# Nach OS Neuinstall probleme mit den Steam Games



## Sharidan (28. April 2014)

Grüß euch  Ich habe schon einige Threads und Postings gelesen wo andere Leute das Problem haben, aber die Lösungen die dort angeboten werden sind entweder veraltet oder funktionieren nicht. Direkt zum Problem:  Ich habe mir Windows 8 installiert ( mit Update auf 8.1 ) .  WIe es anders nicht sein kann musste natürlich Steam auch neu Installiert werden.  Gesagt getan. Doch jetzt hab ich das Problem das er mir Games Runterladen will die ich schon auf Platte habe und bis Gestern auch Gespiel habe.  Laut Biblio. Verzeichnis unter Steam - Einstellungen ist der Pfad auch drin wo die ganzen Games sind, aber wird mir mit 0kb angezeigt.  geh ich aber auf das Laufwerk und schau in den Ordner rein sind das 30 Verzeichnise von meinen Games.  Wie zum Teufel bekomm ich Steam dazu mir diese Daten zu erkennen. Das Löschen mit der Registerblob irgendwas Datei im Steam Ordner habe ich schon probiert, ohne erfolg.  Bin für jeden Tip dankbar   Lg CHris


----------



## oldsql.Triso (28. April 2014)

Der zeigt dir eigentlich nur an dass das 0KB sind. In Wahrheit merkt er dann, wenn du das Game startest, dass das Spiel vorhanden ist und zieht dann lediglich ein Update. Bei manchen Games klappt es ohne und bei manchen eben nicht.
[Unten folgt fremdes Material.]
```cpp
extern "C" int gci_ctx_destroy(gci_ctx* ctx)
{
    if (!ctx) return GCI_OK;
    (void)hipSetDevice(ctx->device);
    (void)hipStreamSynchronize(ctx->stream);
    DevBuf* bufs[] = {&ctx->d_len, &ctx->d_off, &ctx->d_tile_first, &ctx->tile_cd, &ctx->tile_carry, &ctx->dense_flag, &ctx->dense_list, &ctx->evp_items, &ctx->evp_hist, &ctx->evp_blk, &ctx->d_tile_valid,
                      &ctx->evt_off, &ctx->events, &ctx->blk_a, &ctx->blk_b, &ctx->tile_sum, &ctx->tile_u32,
                      &ctx->tile_u64, &ctx->blk_u64, &ctx->join_table, &ctx->join_last, &ctx->join_hq, &ctx->part_a, &ctx->part_b, &ctx->part_hist, &ctx->part_blk, &ctx->conflict_table, &ctx->win,
                      &ctx->win_tile_first, &ctx->text_lut, &ctx->long_items, &ctx->pg_scan, &ctx->pg_first, &ctx->pg_list, &ctx->route_tab, &ctx->deflate_nruns, &ctx->deflate_runs, &ctx->deflate_tab, &ctx->dgz_tiles, &ctx->build_nruns, &ctx->build_runs, &ctx->join_bucket, &ctx->tail_gaps, &ctx->tail_sums, &ctx->class_sums, &ctx->crc_tabs, &ctx->inflate_sym, &ctx->inflate_nsym, &ctx->inflate_wstatus, &ctx->inflate_lists, &ctx->inflate_prof, &ctx->inflate_next, &ctx->inflate_sym2, &ctx->inflate_lists2,
                      &ctx->bg_tile_cnt, &ctx->bg_tile_off, &ctx->bg_blk, &ctx->bg_wtab, &ctx->bg_blk_bytes, &ctx->bg_blk_off, &ctx->bg_blk2, &ctx->hist_chunk_first,
                      &ctx->cover_rec, &ctx->cover_chunk, &ctx->fate_rec, &ctx->fate_chunk};
    for (DevBuf* b : bufs) if (b->p) (void)gci_dfree(b->p);
    for (DevBuf& b : ctx->paf_pool) if (b.p) (void)gci_dfree(b.p);
    if (ctx->h_pinned) (void)hipHostFree(ctx->h_pinned);
    for (auto* v : {&ctx->prof_live, &ctx->prof_free}) for (auto& e : *v) { (void)hipEventDestroy(e.a); (void)hipEventDestroy(e.b); }
    if (ctx->inflate_stream2) { (void)hipStreamSynchronize(ctx->inflate_stream2); (void)hipStreamDestroy(ctx->inflate_stream2); }
    if (ctx->inflate_ev_in) (void)hipEventDestroy(ctx->inflate_ev_in);
    if (ctx->inflate_ev_out) (void)hipEventDestroy(ctx->inflate_ev_out);
    if (ctx->own_stream) (void)hipStreamDestroy(ctx->stream);
    delete ctx;
    return GCI_OK;
}

extern "C" int gci_sync(gci_ctx* ctx)
{
    if (!ctx) return GCI_E_INVALID;
    HIPCHK(hipStreamSynchronize(ctx->stream));
    return GCI_OK;
}

extern "C" const char* gci_strerror(int s)
{
    switch (s) {
    case GCI_OK: return "ok";
    case GCI_E_INVALID: return "invalid argument";
    case GCI_E_HIP: return "HIP runtime error";
    case GCI_E_NO_NM: return "record without NM tag (reference raises KeyError, GCI.py:163)";
    case GCI_E_ZERO_DIV: return "zero denominator (reference raises ZeroDivisionError, GCI.py:165/292)";
    case GCI_E_BAD_NM_TYPE: return "NM tag is not an integer";
    case GCI_E_NO_END: return "record has no CIGAR: reference_end is None";
    case GCI_E_MALFORMED: return "malformed BAM record";
// ... 138 lines not shown
```

### gci_amd/csrc/gci_ctx.hpp

```cpp
#pragma once
#include <hip/hip_runtime.h>
#include <stdint.h>
#include <stdlib.h>
#include <string.h>
#include <string>
#include <vector>

#include "../../include/gci_hip.h"
#include "gci_common.h"
#include "gci_wave.hpp"

#define TILE GCI_TILE
#define TEXT_LUT 1000
#define BLOCK 256
static_assert(TILE == BLOCK * 16, "a tile is 16 elements per thread");

constexpr int GCI_RUN_MAX = 64;
constexpr uint32_t GCI_RUNS_WALK = 0xFFFFFFFFu;

struct DevBuf {
    void* p = nullptr;
    size_t cap = 0;
};

// ... 5 lines not shown
    int32_t n_contigs = 0;
    std::vector<int64_t> len, off;
    std::vector<int64_t> tile_first;
    int64_t total = 0, n_tiles = 0;
    DevBuf d_len, d_off, d_tile_first;
    DevBuf tile_cd;
    DevBuf tile_carry;
    DevBuf evt_off;
    DevBuf d_tile_valid;
    DevBuf dense_flag;
    DevBuf dense_list;
    int32_t sparse_max = 62;
    bool join_dirty = false;
    int join_mode = 0;
    uint32_t k1_parity = 0;
    int cd_state = 0;
    int counted_flank = 0;
    bool count_deferred = false;
    DevBuf evp_items, evp_hist, evp_blk;
    DevBuf events;
    DevBuf blk_a, blk_b;
    DevBuf tile_sum;
    DevBuf tile_u32, tile_u64, blk_u64;
    uint32_t build_max_n = 0;
    int build_flank = 0;
    bool build_pending = false, build_text = false;
    bool build_runs_wanted = false;
    DevBuf build_nruns, build_runs;
    const void* build_runs_track = nullptr;
    bool build_runs_armed = false;
    DevBuf join_table, join_last, join_hq;
    DevBuf join_bucket;
    DevBuf part_a, part_b, part_hist, part_blk;
    DevBuf route_tab;
    DevBuf deflate_nruns, deflate_runs;
    DevBuf deflate_tab;
    bool deflate_tab_ready = false;
    DevBuf dgz_tiles;
    uint32_t dgz_members = 0;
    const void* dgz_key = nullptr;
    bool deflate_from_build = false;
    uint32_t deflate_members = 0;
    const void* deflate_key_depth = nullptr;
    const void* deflate_key_elem = nullptr;
    DevBuf conflict_table;
    uint64_t conflict_slots = 0;
    uint32_t conflict_parity = 0;
    DevBuf text_lut;
    DevBuf long_items;
    DevBuf pg_scan, pg_first;
    uint32_t pg_n_rec = 0, pg_page_bytes = 0, pg_n_pages = 0;
    uint32_t pg_cus = 0;
    uint32_t pg_per_cu = 0, pg_per_cu_page_bytes = 0;
    uint32_t pg_lean_per_cu = 0, pg_lean_page_bytes = 0;
    uint32_t pg_grid_cap = 0;
    DevBuf pg_list;
    uint32_t pg_parity = 0;
    uint64_t pg_blob_off = 0;
    uint64_t pg_blob_bytes = 0;
    std::vector<DevBuf> paf_pool;
    DevBuf crc_tabs;
    bool crc_tabs_ready = false;
    uint32_t inflate_last_n = 0;
    DevBuf inflate_sym, inflate_nsym, inflate_wstatus, inflate_lists, inflate_prof, inflate_next;
    DevBuf inflate_sym2, inflate_lists2;
    int inflate_streams = 1;
// ... 377 lines not shown
```

### gci_amd/csrc/k_join.hip

```cpp
#include "gci_ctx.hpp"
#include <stdlib.h>

struct JoinFiles {
    gci_join_file f[GCI_MAX_JOIN_FILES];
    int n;
};

#define SLOT_EMPTY 0xFFFFFFFFFFFFFFFFull
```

Letztlich sollte er jedoch nur ein paar Dateien nachladen, die ihm "fehlen".


----------



## Sharidan (28. April 2014)

Hey

Ja toll, nur bringt mir das garnix da er es Installiert. Arma II ist aktuell so ein Fall. Obwohl er es mal gefunden hat ist es plötzlich wieder weg und er fängt wieder zum Laden an.
So zufrieden ich mit Steam im Grunde auch bin, so sehr kotzt mich gerade Valve an das die Idioten bis heute noch keine möglichkeit eingebaut haben um so etwas leicht zu fixen.
Kann ja bitte nicht sein, jeder muss mal die Kiste Plätten und neu Aufsetzen.


----------



## Laudian (28. April 2014)

Sharidan schrieb:


> WIe es anders nicht sein kann musste natürlich Steam auch neu Installiert werden.


 
Eigentlich nicht. Du kannst die alte Steaminstallation einfach über die steam.exe im Steam Ordner starten ohne irgendwas neu zu installieren, dann klappts auch.


----------



## oldsql.Triso (29. April 2014)

Nur weil du damit Problem hast, ist Valve Schuld? Ich habe einfach den Steamapps-Ordner gesaved, Steam neuinstalliert nach Wechsel von 7 auf 8.1 und einfach alles reinkopiert. Siehe da, von 130 Games musste ich bei 10 Stück Updates laden. Mehr nicht.


----------



## marvinj (29. April 2014)

Steam aknn das. Einfach neue Bildblio anlegen. Stean zumachen. Alte Reinkopieren und Steam aufmachen, Game starten, ihn kurz installieren lassen und fertig is


----------



## Sharidan (29. April 2014)

marvinj schrieb:


> Steam aknn das. Einfach neue Bildblio anlegen. Stean zumachen. Alte Reinkopieren und Steam aufmachen, Game starten, ihn kurz installieren lassen und fertig is


 
Tja, magst du das mal Steam klar machen ? ... 
Hab das jetzt genau so gemacht wie du beschrieben hast, ergebnis ist das ich jetzt 15 Downloads drin habe, die er komplett Runterladen will. Allein Bioshot Inf. hat 15Gb 
Soviel dazu das Steam das von Haus aus kann.
Verstehe nicht wo das Problem ist das Steam das Rallt das meine Games voll Installiert sind, gegen Patches hab ich nix aber nicht gegen nen Vollen Spiele Download.


----------



## Sharidan (30. April 2014)

Toll, gestern endlich alles erledigt gehabt, alle Spiele endlich drin usw. Jetzt will ich Zoggen gehen behauptet er mir das Arma 2 neu installiert gehört. WTF Oo 
Das kann es doch bitte nicht sein


----------



## Shona (3. Mai 2014)

Sharidan schrieb:


> Toll, gestern endlich alles erledigt gehabt, alle Spiele endlich drin usw. Jetzt will ich Zoggen gehen behauptet er mir das Arma 2 neu installiert gehört. WTF Oo
> Das kann es doch bitte nicht sein


 Hast du es neu geladen? Den Arma 2 ist leider so ein Fall das man es nicht so einfach ist das zu kopieren musste ich selbst schon feststellen.
Aber wenn man es wirklich umgehen will dann kopiert man den Arma 2 Ordner an einen anderen Ort, kopiert alles von Arma 2 OA in den Arma 2 Ordner* und startet die Arma 2 OA EXE.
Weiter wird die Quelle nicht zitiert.